JAKARTA - Toyota Kijang Innova merupakan salah satu mobil keluarga terlaris. Namun, ada hal yang dikeluhkan dari mobil multipurpose vehicle (MPV) jika sudah lama dipakai. Setidaknya, ada 5 penyakit mesin Innova yang sering terjadi.
Sebenarnya Innova dikenal sebagai mobil yang jarang bermasalah, baik yang bermesin bensin maupun diesel. Dengan mesin 2.0 liter 1TR-FE VVT-i dan pernah juga ada versi 2.7 liter 2TR-FE VVT-i, mesin Innova bensin dikenal memiliki durabilitas yang baik.
Namun, seiring pemakian lebih dari 5 tahun, mobil butuh perhatian ekstra. Khususnya pada bagian komponen-komponen slow moving yang mulai memasuki batas pemakaiannya.
Diketahui, mobil ini memiliki potensi penyakit pada mesin. Dari informasi yang dihimpun, Rabu (10/7/2024), berikut 5 penyakit mesin Innova yang sering terjadi.
1. Mesin Kehilangan Tenaga
Hal ini bisa terjadi lantaran filter bensin yang kotor. Ini biasanya disebabkan kualitas bensin yang dikonsumsi. Agar kualitasnya baik dan tak cepat sobek, upayakan membeli filter bensin yang orisinil. Itu karena filter yang “KW” rawan sobek, sehingga kotoran bisa masuk. Dampaknya, mesin bisa mati total. Sebaiknya, filter bensin diganti dan jangan hanya dibersihkan.
Filter bensin yang kotor bisa berakibat pada injektor. Dampaknya, pembakaran menjadi tidak sempurna dan tenaga hilang. Karena itu, injektor harus dibersihkan dengan cara di-tune up, dikalibrasi ulang, maupun dengan cara dibersihkan manual.
Selanjutnya, mesin kehilangan tenaga bisa juga lantaran throttle body kotor. Akibatnya pembukaan throttle tidak besar dan udara jadi terbatas. Ini mengakibatkan pembakaran jadi tidak sempurna.
2. Mesin Cepat Panas
Mesin mobil cepat panas pada kendaraan yang berumur merupakan hal wajar. Namun, kondisi ini perlu diperhatikan. Hal tersebut agar mesin tidak terdampak. Suhu mesin yang panas akan menyebabkan mesin ngelitik dan AC kurang dingin.

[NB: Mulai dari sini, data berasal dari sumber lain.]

int xgm_set_error(int code, const char* fmt, ...) {
// ... 27 lines not shown
}


struct XgmScratch {
    hipStream_t stream = nullptr;
    xgm_dev_query* d_queries = nullptr;
    xgm_cand* d_cand = nullptr; size_t cap_cand = 0;
    xgm_group_hdr* d_ghdr = nullptr; size_t cap_ghdr = 0;
    uint32_t* d_kq = nullptr; double* d_maxposs = nullptr;
    uint32_t* d_mkq = nullptr; size_t cap_mkq = 0;
    uint32_t* d_hist = nullptr; size_t cap_hist = 0;
    xgm_work* d_work = nullptr;
    uint32_t* d_goff = nullptr;
    void* d_in = nullptr; size_t cap_in = 0;
    xgm_hit* d_hits = nullptr; size_t cap_hits = 0;
    xgm_result_hdr* d_hdrs = nullptr; size_t cap_hdrs = 0;
    unsigned char* d_sorted = nullptr; size_t cap_sorted = 0;
    void* h_sorted = nullptr; size_t cap_hsorted = 0;
    xgm_hit* d_part_hits = nullptr; size_t cap_part_hits = 0;
    xgm_result_hdr* d_part_hdrs = nullptr; size_t cap_part_hdrs = 0;
    xgm_hit* d_arena = nullptr; size_t cap_arena = 0;
    unsigned char* d_count = nullptr; size_t cap_count = 0;
    unsigned char* d_all = nullptr; size_t cap_all = 0;
    bool inorder = false;
    bool arrive_dirty = false;
    uint32_t* d_arrive = nullptr; size_t cap_arrive = 0;
    unsigned char* d_fbatch = nullptr;
    void* h_up = nullptr; size_t cap_up = 0;
    void* h_down = nullptr; size_t cap_down = 0;
    void* h_work = nullptr; size_t cap_hwork = 0;
    hipEvent_t ev0 = nullptr, ev1 = nullptr;
    hipEvent_t last_stop = nullptr;
    hipEvent_t ev_done = nullptr;
    bool pending = false;
};

template <class T>
static int grow(T** p, size_t* cap, size_t need) {
    if (need <= *cap) return XGM_OK;
    if (*p) HIP_TRY(hipFree(*p));
    *p = nullptr;
    size_t n = std::max(need + need / 2, *cap * 2);
    HIP_TRY(hipMalloc((void**)p, n * sizeof(T)));
    *cap = n;
    return XGM_OK;
}

static int grow_pinned(void** p, size_t* cap, size_t need) {
    if (need <= *cap) return XGM_OK;
    if (*p) HIP_TRY(hipHostFree(*p));
    *p = nullptr;
    size_t n = std::max(need + need / 2, *cap * 2);
    HIP_TRY(hipHostMalloc(p, n, hipHostMallocDefault));
    *cap = n;
    return XGM_OK;
}

#define XGM_MAX_SCRATCH 8u

static int scratch_acquire(xgm_index* idx, XgmScratch** out) {
    *out = nullptr;
    XgmScratch* wait_for = nullptr;
    {
        std::lock_guard<std::mutex> lk(idx->scratch_mu);
        std::vector<XgmScratch*>& pool = idx->scratch_pool;
        for (size_t i = pool.size(); i-- > 0;) {
            XgmScratch* c = pool[i];
            if (!c->pending || hipEventQuery(c->ev_done) == hipSuccess) {
                c->pending = false;
                c->inorder = false;
                pool.erase(pool.begin() + (ptrdiff_t)i);
                *out = c;
                break;
            }
        }
        const uint32_t depth = idx->stream ? 3u : XGM_MAX_SCRATCH;
        if (!*out && !pool.empty() && idx->scratch_total >= depth) {
            wait_for = pool.front();
            pool.erase(pool.begin());
        }
        if (!*out && !wait_for) ++idx->scratch_total;
    }
    if (*out) return XGM_OK;
    if (wait_for) {
        hipEventSynchronize(wait_for->ev_done);
        wait_for->pending = false;
        wait_for->inorder = false;
        *out = wait_for;
        return XGM_OK;
    }
    XgmScratch* s = new XgmScratch();
    hipError_t e = hipStreamCreateWithFlags(&s->stream, hipStreamNonBlocking);
    if (e != hipSuccess) {
        delete s;
        std::lock_guard<std::mutex> lk(idx->scratch_mu);
        --idx->scratch_total;
        return xgm_launch_error("hipStreamCreate", (int)e, hipGetErrorString(e));
    }
    hipEventCreate(&s->ev0);
    hipEventCreate(&s->ev1);
    hipEventCreateWithFlags(&s->ev_done, hipEventDisableTiming);
    *out = s;
    return XGM_OK;
}

static void scratch_release(xgm_index* idx, XgmScratch* s) {
    std::lock_guard<std::mutex> lk(idx->scratch_mu);
    idx->scratch_pool.push_back(s);
}

static void scratch_destroy(XgmScratch* s) {
    if (!s) return;
    hipFree(s->d_cand); hipFree(s->d_ghdr); hipFree(s->d_in); hipFree(s->d_mkq); hipFree(s->d_hist);
    hipFree(s->d_arena); hipFree(s->d_count);
    hipFree(s->d_hits); hipFree(s->d_hdrs); hipFree(s->d_part_hits); hipFree(s->d_part_hdrs); hipFree(s->d_arrive); hipFree(s->d_sorted); hipFree(s->d_all);
    hipFree(s->d_fbatch);
    if (s->h_sorted) hipHostFree(s->h_sorted);
    if (s->h_up) hipHostFree(s->h_up);
    if (s->h_down) hipHostFree(s->h_down);
    if (s->h_work) hipHostFree(s->h_work);
    if (s->ev0) hipEventDestroy(s->ev0);
    if (s->ev1) hipEventDestroy(s->ev1);
    if (s->ev_done) hipEventDestroy(s->ev_done);
    if (s->stream) hipStreamDestroy(s->stream);
    delete s;
}

static int next_event_pair(xgm_index* idx, hipEvent_t* start, hipEvent_t* stop) {
    *start = *stop = nullptr;
    if (!idx->profiling) return XGM_OK;
    std::lock_guard<std::mutex> lk(idx->scratch_mu);
    if (idx->prof_used == idx->prof_events.size()) {
        hipEvent_t a = nullptr, b = nullptr;
        if (hipEventCreate(&a) != hipSuccess || hipEventCreate(&b) != hipSuccess) {
            if (a) hipEventDestroy(a);
            return xgm_launch_error("profiling events", 0, "hipEventCreate");
        }
        idx->prof_events.push_back({a, b});
    }
    *start = (hipEvent_t)idx->prof_events[idx->prof_used].first;
    *stop = (hipEvent_t)idx->prof_events[idx->prof_used].second;
    ++idx->prof_used;
    return XGM_OK;
}


void xgm_shard_ctx_destroy(XgmShardCtx* c);
void xgm_batcher_destroy(xgm_index* idx);

static void fill_view(xgm_index* idx) {
    xgm_seg_dev& v = idx->view;
    v.doclen = (const uint32_t*)idx->d_sections[XGM_S_DOCLEN];
    v.term_blk = (const uint64_t*)idx->d_sections[XGM_S_TERM_BLK];
    v.term_word = (const uint64_t*)idx->d_sections[XGM_S_TERM_WORD];
    v.term_pos = (const uint64_t*)idx->d_sections[XGM_S_TERM_POS];
    v.blk_first = (const uint32_t*)idx->d_sections[XGM_S_BLK_FIRST];
    v.blk_meta = (const uint32_t*)idx->d_sections[XGM_S_BLK_META];
    v.blk_word = (const uint32_t*)idx->d_sections[XGM_S_BLK_WORD];
    v.blk_pos = (const uint32_t*)idx->d_sections[XGM_S_BLK_POS];
    v.words = (const uint32_t*)idx->d_sections[XGM_S_WORDS];
    v.positions = (const unsigned char*)idx->d_sections[XGM_S_POSITIONS];
    v.term_flags = (const uint32_t*)idx->d_sections[XGM_S_TERM_FLAGS];
    v.stripe_bits = idx->hdr.stripe_bits;
    v.lastdocid = idx->hdr.lastdocid;
    v.dense_id = nullptr; v.dense_dir = nullptr; v.dense_data = nullptr; v.n_dense = 0; v.dense_pos = 0; v.dense_plane = 0;
    v.dense_p2 = nullptr; v.bit_screen = 0; v.exact_wdf = 0; v.dense_wdf0 = nullptr; v.staged_bitmaps = 0; v.reserved_ = 0;
    v.doclen_narrow = nullptr; v.doclen_narrow_bits = 0; v.doclen_base = 0;
    v.flat_off = nullptr; v.flat_did = nullptr; v.flat_wdf = nullptr; v.flat_pos = nullptr;
    v.n_stripes = (idx->hdr.lastdocid >> idx->hdr.stripe_bits) + 1u;
}

static void adopt_host_dictionary(xgm_index* idx, const XgmSegmentBlob& blob) {
    const xgm_seg_header* h = blob.header();
    const uint32_t T = h->n_terms;
    idx->term_df.assign(blob.section<uint32_t>(XGM_S_TERM_DF), blob.section<uint32_t>(XGM_S_TERM_DF) + T);
    idx->term_cf.assign(blob.section<uint32_t>(XGM_S_TERM_CF), blob.section<uint32_t>(XGM_S_TERM_CF) + T);
// ... 99 lines not shown
}

extern "C" int xgm_index_get_info(const xgm_index* idx, xgm_index_info* out) {
    if (!idx || !out) return xgm_set_error(XGM_E_INVALID, "null argument");
    const xgm_seg_header& h = idx->hdr;
    out->n_terms = h.n_terms; out->lastdocid = h.lastdocid; out->doccount = h.doccount; out->has_positions = h.has_positions;
    out->total_length = h.total_length; out->revision = h.revision; out->n_postings = h.n_postings;
    out->n_positions = h.n_positions; out->n_blocks = h.n_blocks;
    out->device_bytes = idx->device_bytes;
    out->payload_bytes = h.n_words * 4;
    out->stripe_bits = h.stripe_bits; out->block_size = h.block_size;
    out->doclen_lower_bound = h.doclen_lower_bound; out->wdf_upper_bound = h.wdf_upper_bound;
    return XGM_OK;
}

extern "C" int xgm_index_set_stream(xgm_index* idx, void* hip_stream) {
    if (!idx) return xgm_set_error(XGM_E_INVALID, "null argument");
    idx->stream = hip_stream;
    idx->own_stream = false;
    return XGM_OK;
}

extern "C" int xgm_index_set_near_colocated(xgm_index* idx, int may_exist) {
    if (!idx) return xgm_set_error(XGM_E_INVALID, "null argument");
    idx->near_colocated.store(may_exist != 0);
    return XGM_OK;
}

Hal ini bisa disebabkan oleh radiator bermasalah. Ini terjadi lantaran pengisian cairannya yang tidak tepat. Contohnya, diisi air biasa, air AC, atau coolant palsu. Hal ini bisa mengakibatkan radiator mampet sehingga cairan tidak bisa lewat sempurna. Untuk mengatasinya, radiator harus dibersihkan.
Selain itu, jangan lupa cek viscous fan. Putaran kipas viscous fan yang mengikuti putaran mesin bisa bermasalah jika terlalu enteng atau berat. Untuk mengeceknya, cobalaj memutarnya dengan tangan saat mesin mati. Ini terjadi umumnya lantaran pelumas bermasalah.